** Data provided follows **

template <class AR, int L, int S, int S0> NTT_DEV void fwd_stages(typename AR::T (&x)[16], const typename AR::Tw &tw, const typename AR::Mod &m, uint32_t tid) {
#pragma unroll
    for (int u = 0; u < S; u++) {
        if (NTT_STAGE_FENCE) __builtin_amdgcn_sched_barrier(0);
        const int half = 1 << (S - 1 - u);
#pragma unroll
        for (int g = 0; g < (16 >> S); g++) {
            const uint32_t hi = S0 == 0 ? 0u : pass_hi<L, S, S0>(tid, g);
#pragma unroll
            for (int blk = 0; blk < (1 << u); blk++) {
                const uint32_t ti = (1u << (S0 + u)) + ((hi << u) | (uint32_t)blk);
#pragma unroll
                for (int j = 0; j < half; j++) {
                    const int a = (g << S) + blk * 2 * half + j;
                    if constexpr (S0 == 0 && HasPassA<AR>::value) AR::fwdA(x[a], x[a + half], tw, (1 << u) + blk, m);
                    else AR::fwd(x[a], x[a + half], tw, ti, m);
                }
            }
        }
    }
}
template <class AR, int L, int S, int S0> NTT_DEV void inv_stages(typename AR::T (&x)[16], const typename AR::Tw &tw, const typename AR::Mod &m, uint32_t tid) {
#pragma unroll
    for (int u = S - 1; u >= 0; u--) {
        if (NTT_STAGE_FENCE) __builtin_amdgcn_sched_barrier(0);
        const int half = 1 << (S - 1 - u);
#pragma unroll
        for (int g = 0; g < (16 >> S); g++) {
            const uint32_t hi = S0 == 0 ? 0u : pass_hi<L, S, S0>(tid, g);
#pragma unroll
            for (int blk = 0; blk < (1 << u); blk++) {
                const uint32_t ti = (1u << (S0 + u)) + ((hi << u) | (uint32_t)blk);
#pragma unroll
                for (int j = 0; j < half; j++) {
                    const int a = (g << S) + blk * 2 * half + j;
                    if constexpr (S0 == 0 && HasPassA<AR>::value) AR::invA(x[a], x[a + half], tw, (1 << u) + blk, m);
                    else AR::inv(x[a], x[a + half], tw, ti, m);
                }
            }
        }
    }
}
template <class T> struct NttBaseOffset { static constexpr bool value = false; };
template <> struct NttBaseOffset<double> { static constexpr bool value = true; };
template <class T, int L, int S, int S0> NTT_DEV void lds_put(const T (&x)[16], T *s, uint32_t tid) {
    if constexpr (NttBaseOffset<T>::value) {
        T *b = s + lds_pos(pass_index<L, S, S0>(tid, 0));
#pragma unroll
        for (int r = 0; r < 16; r++) b[lds_pos(pass_index<L, S, S0>(0u, r))] = x[r];
    } else {
#pragma unroll
        for (int r = 0; r < 16; r++) s[lds_pos(pass_index<L, S, S0>(tid, r))] = x[r];
    }
}
template <class T, int L, int S, int S0> NTT_DEV void lds_get(T (&x)[16], const T *s, uint32_t tid) {
    if constexpr (NttBaseOffset<T>::value) {
        const T *b = s + lds_pos(pass_index<L, S, S0>(tid, 0));
#pragma unroll
        for (int r = 0; r < 16; r++) x[r] = b[lds_pos(pass_index<L, S, S0>(0u, r))];
    } else {
#pragma unroll
        for (int r = 0; r < 16; r++) x[r] = s[lds_pos(pass_index<L, S, S0>(tid, r))];
    }
}
template <int L> constexpr bool ntt_tail_local() { return NTT_TAIL_LOCAL && NttPlan<L>::D == 1; }
template <int L> NTT_DEV uint32_t tail_index(uint32_t tid, int r) {
    constexpr int D = NttPlan<L>::D, NT = NttPlan<L>::NT;
    if (ntt_tail_local<L>())
        return ((tid >> 5) << 9) + (((tid & 31u) + 32u * (uint32_t)(r >> 1)) << 1) + (uint32_t)(r & 1);
    return ((tid + (uint32_t)NT * (uint32_t)(r >> D)) << D) + (uint32_t)(r & ((1 << D) - 1));
}
template <class T, int L> NTT_DEV void lds_put_tail(const T (&x)[16], T *s, uint32_t tid) {
#pragma unroll
    for (int r = 0; r < 16; r += 2) {
        struct alignas(16) P2 { T a, b; } v{x[r], x[r + 1]};
        *reinterpret_cast<P2 *>(s + lds_pos(tail_index<L>(tid, r))) = v;
    }
}
template <class T, int L> NTT_DEV void lds_get_tail(T (&x)[16], const T *s, uint32_t tid) {
#pragma unroll
    for (int r = 0; r < 16; r += 2) {
        struct alignas(16) P2 { T a, b; };
        const P2 v = *reinterpret_cast<const P2 *>(s + lds_pos(tail_index<L>(tid, r)));
        x[r] = v.a; x[r + 1] = v.b;
    }
}
template <class AR, int L> NTT_DEV void fwd_tail(typename AR::T (&x)[16], const typename AR::Tw &tw, const typename AR::Mod &m, uint32_t tid) {
    constexpr int D = NttPlan<L>::D, NT = NttPlan<L>::NT;
    if (D == 2) {
#pragma unroll
        for (int g = 0; g < 4; g++) {
            const uint32_t c = tid + (uint32_t)NT * g, t0 = (1u << (L - 2)) + c;
            AR::fwd(x[4 * g], x[4 * g + 2], tw, t0, m);
            AR::fwd(x[4 * g + 1], x[4 * g + 3], tw, t0, m);
        }
    }
#pragma unroll
    for (int p = 0; p < 8; p++) {
        const uint32_t pair = tail_index<L>(tid, 2 * p) >> 1, ti = (1u << (L - 1)) + pair;
        AR::fwd(x[2 * p], x[2 * p + 1], tw, ti, m);
    }
}
template <class AR, int L> NTT_DEV void inv_tail(typename AR::T (&x)[16], const typename AR::Tw &tw, const typename AR::Mod &m, uint32_t tid) {
    constexpr int D = NttPlan<L>::D, NT = NttPlan<L>::NT;
#pragma unroll
    for (int p = 0; p < 8; p++) {
        const uint32_t pair = tail_index<L>(tid, 2 * p) >> 1, ti = (1u << (L - 1)) + pair;
        AR::inv(x[2 * p], x[2 * p + 1], tw, ti, m);
    }
    if (D == 2) {
#pragma unroll
        for (int g = 0; g < 4; g++) {
            const uint32_t c = tid + (uint32_t)NT * g, t0 = (1u << (L - 2)) + c;
            AR::inv(x[4 * g], x[4 * g + 2], tw, t0, m);
            AR::inv(x[4 * g + 1], x[4 * g + 3], tw, t0, m);
        }
    }
}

** End of Data provided **

What the exercise asks
Your job here is to copy the entries above exactly.

Worked solution
template <class AR, int L, int S, int S0> NTT_DEV void fwd_stages(typename AR::T (&x)[16], const typename AR::Tw &tw, const typename AR::Mod &m, uint32_t tid) {
#pragma unroll
    for (int u = 0; u < S; u++) {
        if (NTT_STAGE_FENCE) __builtin_amdgcn_sched_barrier(0);
        const int half = 1 << (S - 1 - u);
#pragma unroll
        for (int g = 0; g < (16 >> S); g++) {
            const uint32_t hi = S0 == 0 ? 0u : pass_hi<L, S, S0>(tid, g);
#pragma unroll
            for (int blk = 0; blk < (1 << u); blk++) {
                const uint32_t ti = (1u << (S0 + u)) + ((hi << u) | (uint32_t)blk);
#pragma unroll
                for (int j = 0; j < half; j++) {
                    const int a = (g << S) + blk * 2 * half + j;
                    if constexpr (S0 == 0 && HasPassA<AR>::value) AR::fwdA(x[a], x[a + half], tw, (1 << u) + blk, m);
                    else AR::fwd(x[a], x[a + half], tw, ti, m);
                }
            }
        }
    }
}
template <class AR, int L, int S, int S0> NTT_DEV void inv_stages(typename AR::T (&x)[16], const typename AR::Tw &tw, const typename AR::Mod &m, uint32_t tid) {
#pragma unroll
    for (int u = S - 1; u >= 0; u--) {
        if (NTT_STAGE_FENCE) __builtin_amdgcn_sched_barrier(0);
        const int half = 1 << (S - 1 - u);
#pragma unroll
        for (int g = 0; g < (16 >> S); g++) {
            const uint32_t hi = S0 == 0 ? 0u : pass_hi<L, S, S0>(tid, g);
#pragma unroll
            for (int blk = 0; blk < (1 << u); blk++) {
                const uint32_t ti = (1u << (S0 + u)) + ((hi << u) | (uint32_t)blk);
#pragma unroll
                for (int j = 0; j < half; j++) {
                    const int a = (g << S) + blk * 2 * half + j;
                    if constexpr (S0 == 0 && HasPassA<AR>::value) AR::invA(x[a], x[a + half], tw, (1 << u) + blk, m);
                    else AR::inv(x[a], x[a + half], tw, ti, m);
                }
            }
        }
    }
}
template <class T> struct NttBaseOffset { static constexpr bool value = false; };
template <> struct NttBaseOffset<double> { static constexpr bool value = true; };
template <class T, int L, int S, int S0> NTT_DEV void lds_put(const T (&x)[16], T *s, uint32_t tid) {
    if constexpr (NttBaseOffset<T>::value) {
        T *b = s + lds_pos(pass_index<L, S, S0>(tid, 0));
#pragma unroll
        for (int r = 0; r < 16; r++) b[lds_pos(pass_index<L, S, S0>(0u, r))] = x[r];
    } else {
#pragma unroll
        for (int r = 0; r < 16; r++) s[lds_pos(pass_index<L, S, S0>(tid, r))] = x[r];
    }
}
template <class T, int L, int S, int S0> NTT_DEV void lds_get(T (&x)[16], const T *s, uint32_t tid) {
    if constexpr (NttBaseOffset<T>::value) {
        const T *b = s + lds_pos(pass_index<L, S, S0>(tid, 0));
#pragma unroll
        for (int r = 0; r < 16; r++) x[r] = b[lds_pos(pass_index<L, S, S0>(0u, r))];
    } else {
#pragma unroll
        for (int r = 0; r < 16; r++) x[r] = s[lds_pos(pass_index<L, S, S0>(tid, r))];
    }
}
template <int L> constexpr bool ntt_tail_local() { return NTT_TAIL_LOCAL && NttPlan<L>::D == 1; }
template <int L> NTT_DEV uint32_t tail_index(uint32_t tid, int r) {
    constexpr int D = NttPlan<L>::D, NT = NttPlan<L>::NT;
    if (ntt_tail_local<L>())
        return ((tid >> 5) << 9) + (((tid & 31u) + 32u * (uint32_t)(r >> 1)) << 1) + (uint32_t)(r & 1);
    return ((tid + (uint32_t)NT * (uint32_t)(r >> D)) << D) + (uint32_t)(r & ((1 << D) - 1));
}
template <class T, int L> NTT_DEV void lds_put_tail(const T (&x)[16], T *s, uint32_t tid) {
#pragma unroll
    for (int r = 0; r < 16; r += 2) {
        struct alignas(16) P2 { T a, b; } v{x[r], x[r + 1]};
        *reinterpret_cast<P2 *>(s + lds_pos(tail_index<L>(tid, r))) = v;
    }
}
template <class T, int L> NTT_DEV void lds_get_tail(T (&x)[16], const T *s, uint32_t tid) {
#pragma unroll
    for (int r = 0; r < 16; r += 2) {
        struct alignas(16) P2 { T a, b; };
        const P2 v = *reinterpret_cast<const P2 *>(s + lds_pos(tail_index<L>(tid, r)));
        x[r] = v.a; x[r + 1] = v.b;
    }
}
template <class AR, int L> NTT_DEV void fwd_tail(typename AR::T (&x)[16], const typename AR::Tw &tw, const typename AR::Mod &m, uint32_t tid) {
    constexpr int D = NttPlan<L>::D, NT = NttPlan<L>::NT;
    if (D == 2) {
#pragma unroll
        for (int g = 0; g < 4; g++) {
            const uint32_t c = tid + (uint32_t)NT * g, t0 = (1u << (L - 2)) + c;
            AR::fwd(x[4 * g], x[4 * g + 2], tw, t0, m);
            AR::fwd(x[4 * g + 1], x[4 * g + 3], tw, t0, m);
        }
    }
#pragma unroll
    for (int p = 0; p < 8; p++) {
        const uint32_t pair = tail_index<L>(tid, 2 * p) >> 1, ti = (1u << (L - 1)) + pair;
        AR::fwd(x[2 * p], x[2 * p + 1], tw, ti, m);
    }
}
template <class AR, int L> NTT_DEV void inv_tail(typename AR::T (&x)[16], const typename AR::Tw &tw, const typename AR::Mod &m, uint32_t tid) {
    constexpr int D = NttPlan<L>::D, NT = NttPlan<L>::NT;
#pragma unroll
    for (int p = 0; p < 8; p++) {
        const uint32_t pair = tail_index<L>(tid, 2 * p) >> 1, ti = (1u << (L - 1)) + pair;
        AR::inv(x[2 * p], x[2 * p + 1], tw, ti, m);
    }
    if (D == 2) {
#pragma unroll
        for (int g = 0; g < 4; g++) {
            const uint32_t c = tid + (uint32_t)NT * g, t0 = (1u << (L - 2)) + c;
            AR::inv(x[4 * g], x[4 * g + 2], tw, t0, m);
            AR::inv(x[4 * g + 1], x[4 * g + 3], tw, t0, m);
        }
    }
}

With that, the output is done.